Previous research has linked both maternal and paternal autoimmune diseases and specific mental disorders, such as attention-deficit/hyperactivity disorder (ADHD), but most of these studies focused on specific conditions in relatively small populations. The new study included data on more than 2 million births, making it one of the largest efforts to date to examine the association, according to the researchers, whose findings were published in JAMA Network Open.
Previous evidence of the possible association between certain maternal autoimmune diseases and mental disorders in offspring has been “scattered and limited,” which “hampered an overall understanding” of the link, Fei Li, MD, the corresponding author of the study, told Medscape Medical News.

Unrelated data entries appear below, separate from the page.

WgP16Plan wgp_plan_for(const TdrWgradP16Desc* d, long want) {
    WgP16Plan p;
    p.cfg = (d->Cin <= 32 && d->Cout <= 32) ? 1 : 0;
    p.bm = p.cfg == 1 ? 32 : 64; p.bn = p.bm;
    const int rs = p.cfg == 1 ? 2 : 1;
    p.strips = tdr_cdiv(d->W, 32);
    if (want < 1) want = 1;
    const long rows = (long)d->N * p.strips * d->H;
    long rc = (rows + want - 1) / want;
    if (rc < 8) rc = 8;
    rc = (rc + rs - 1) / rs * rs;
    if (rc > d->H) rc = (d->H + rs - 1) / rs * rs;
    p.rc = (int)rc;
    p.chunks = tdr_cdiv(d->H, p.rc);
    p.nsplit = d->N * p.strips * p.chunks;
    return p;
}

bool wgp_image_fits(const TdrWgradP16Desc* d) {
    const long c = d->Cin > d->Cout ? d->Cin : d->Cout;
    return c / 8 * 3 * (long)(d->H + 2) * (d->W + 2) * 16 < (1L << 32);
}

long wgp_out_tiles(const TdrWgradP16Desc* d) {
    const int t = (d->Cin <= 32 && d->Cout <= 32) ? 32 : 64;
    return (long)tdr_cdiv(d->Cout, t) * tdr_cdiv(d->Cin, t);
}

WgP16Plan wgp_plan(const TdrWgradP16Desc* d) { return wgp_plan_for(d, wgp_want_total() / wgp_out_tiles(d)); }

struct WgP16GroupPlan { WgP16Plan p; int units, nsplit; };

WgP16GroupPlan wgp_group_plan(const TdrWgradP16Desc* d, int nprob) {
    WgP16GroupPlan gp;
    long want = wgp_want_total() / ((long)nprob * wgp_out_tiles(d));
    if (want < 1) want = 1;
    gp.p = wgp_plan_for(d, want);
    gp.units = gp.p.nsplit;
    gp.nsplit = (int)(want < gp.units ? want : gp.units);
    return gp;
}

template <int WM, int WN, int WK, int NS, bool GRP = false>
int launch_wgp(const WgP16Args& a, const WgP16Plan& p, const TdrWgradP16Desc* d, hipStream_t st) {
    constexpr int RS = WK == 4 ? 2 : 1, NOo = 4 * WM, NOi = 4 * WN;
    constexpr int XR = ((NOi * NS * 34 + 63) / 64) * 64, DR = NOo * NS * 32;
    size_t lds = (size_t)((2 * RS + 2) * XR + 2 * RS * DR) * 16;
    if (WK > 1 && lds < 10 * 16 * 64 * 4) lds = 10 * 16 * 64 * 4;
    dim3 grid(p.nsplit, tdr_cdiv(d->Cout, 32 * WM), tdr_cdiv(d->Cin, 32 * WN));
    if (GRP) grid = dim3((unsigned)tdr_cdiv(a.grp_pairs, 8) * 8 * a.tiles_co * a.tiles_ci);
    auto kern = wgrad3x3_p16_kernel<WM, WN, WK, NS, GRP>;
    static bool attr_set = false;
    if (!attr_set) {
        (void)hipFuncSetAttribute(reinterpret_cast<const void*>(kern), hipFuncAttributeMaxDynamicSharedMemorySize, 160 * 1024);
        attr_set = true;
    }
    hipLaunchKernelGGL(kern, grid, dim3(256), lds, st, a);
    TDR_LAUNCH_CHECK(GRP ? "wgrad3x3_p16_kernel<grouped>" : "wgrad3x3_p16_kernel");
    return TDR_OK;
}

}

extern "C" int64_t tdr_wgrad3x3_p16_ws_floats(const TdrWgradP16Desc* d) {
    const WgP16Plan p = wgp_plan(d);
    return (int64_t)p.nsplit * d->Cout * d->Cin * 9 + (int64_t)p.nsplit * d->Cout;
}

Li, of Shanghai Jiao Tong University School of Medicine, in China, and her colleagues reviewed data from a Danish registry cohort of singleton births with up to 38 years of follow-up. They explored associations between a range of maternal autoimmune diseases diagnosed before childbirth and the risks of mental disorders in children in early childhood through young adulthood.
The study population included 2,254,234 births and 38,916,359 person-years. Data on mental health were collected from the Psychiatric Central Research Register and the country’s National Patient Register. The median age of the children at the time of assessment was 16.7 years; approximately half were male.
A total of 50,863 children (2.26%) were born to mothers who had been diagnosed with autoimmune diseases before childbirth. During the follow-up period, 5460 children of mothers with autoimmune diseases and 303,092 children of mothers without autoimmune diseases were diagnosed with a mental disorder (10.73% vs 13.76%), according to the researchers.
The risk of being diagnosed with a mental disorder was significantly higher among children of mothers with any autoimmune disease (hazard ratio [HR,]1.16), with an incidence of 9.38 vs 7.91 per 1000 person-years, the researchers report.
The increased risk persisted when the results were classified by organ system, including connective tissue (HR,, 1.11), endocrine (HR,, 1.19), gastrointestinal (HR,, 1.11), blood (HR,, 1.10), nervous (HR ,, 1.17), and skin (HR,, 1.19).
The five autoimmune diseases in mothers that were most commonly associated mental health disorders in children were type 1 diabetes, rheumatoid arthritis, systemic lupus erythematosus, multiple sclerosis, and psoriasis vulgaris.
The greatest risk for children of mothers with any autoimmune disease was observed for organic conditions such as delirium, (HR, 1.54), followed by obsessive-compulsive disorder (HR, 1.42), schizophrenia (HR, 1.54), and mood problems (HR, 1.12).
Children of mothers with any autoimmune disorder also had a significantly increased risk of autism (HR, 1.21), intellectual disability (HR, 1.19), and ADHD (HR, 1.19).
The results add to evidence that activation of the maternal immune system may drive changes in the brain and behavioral problems, which have been observed in animal studies, the researchers write.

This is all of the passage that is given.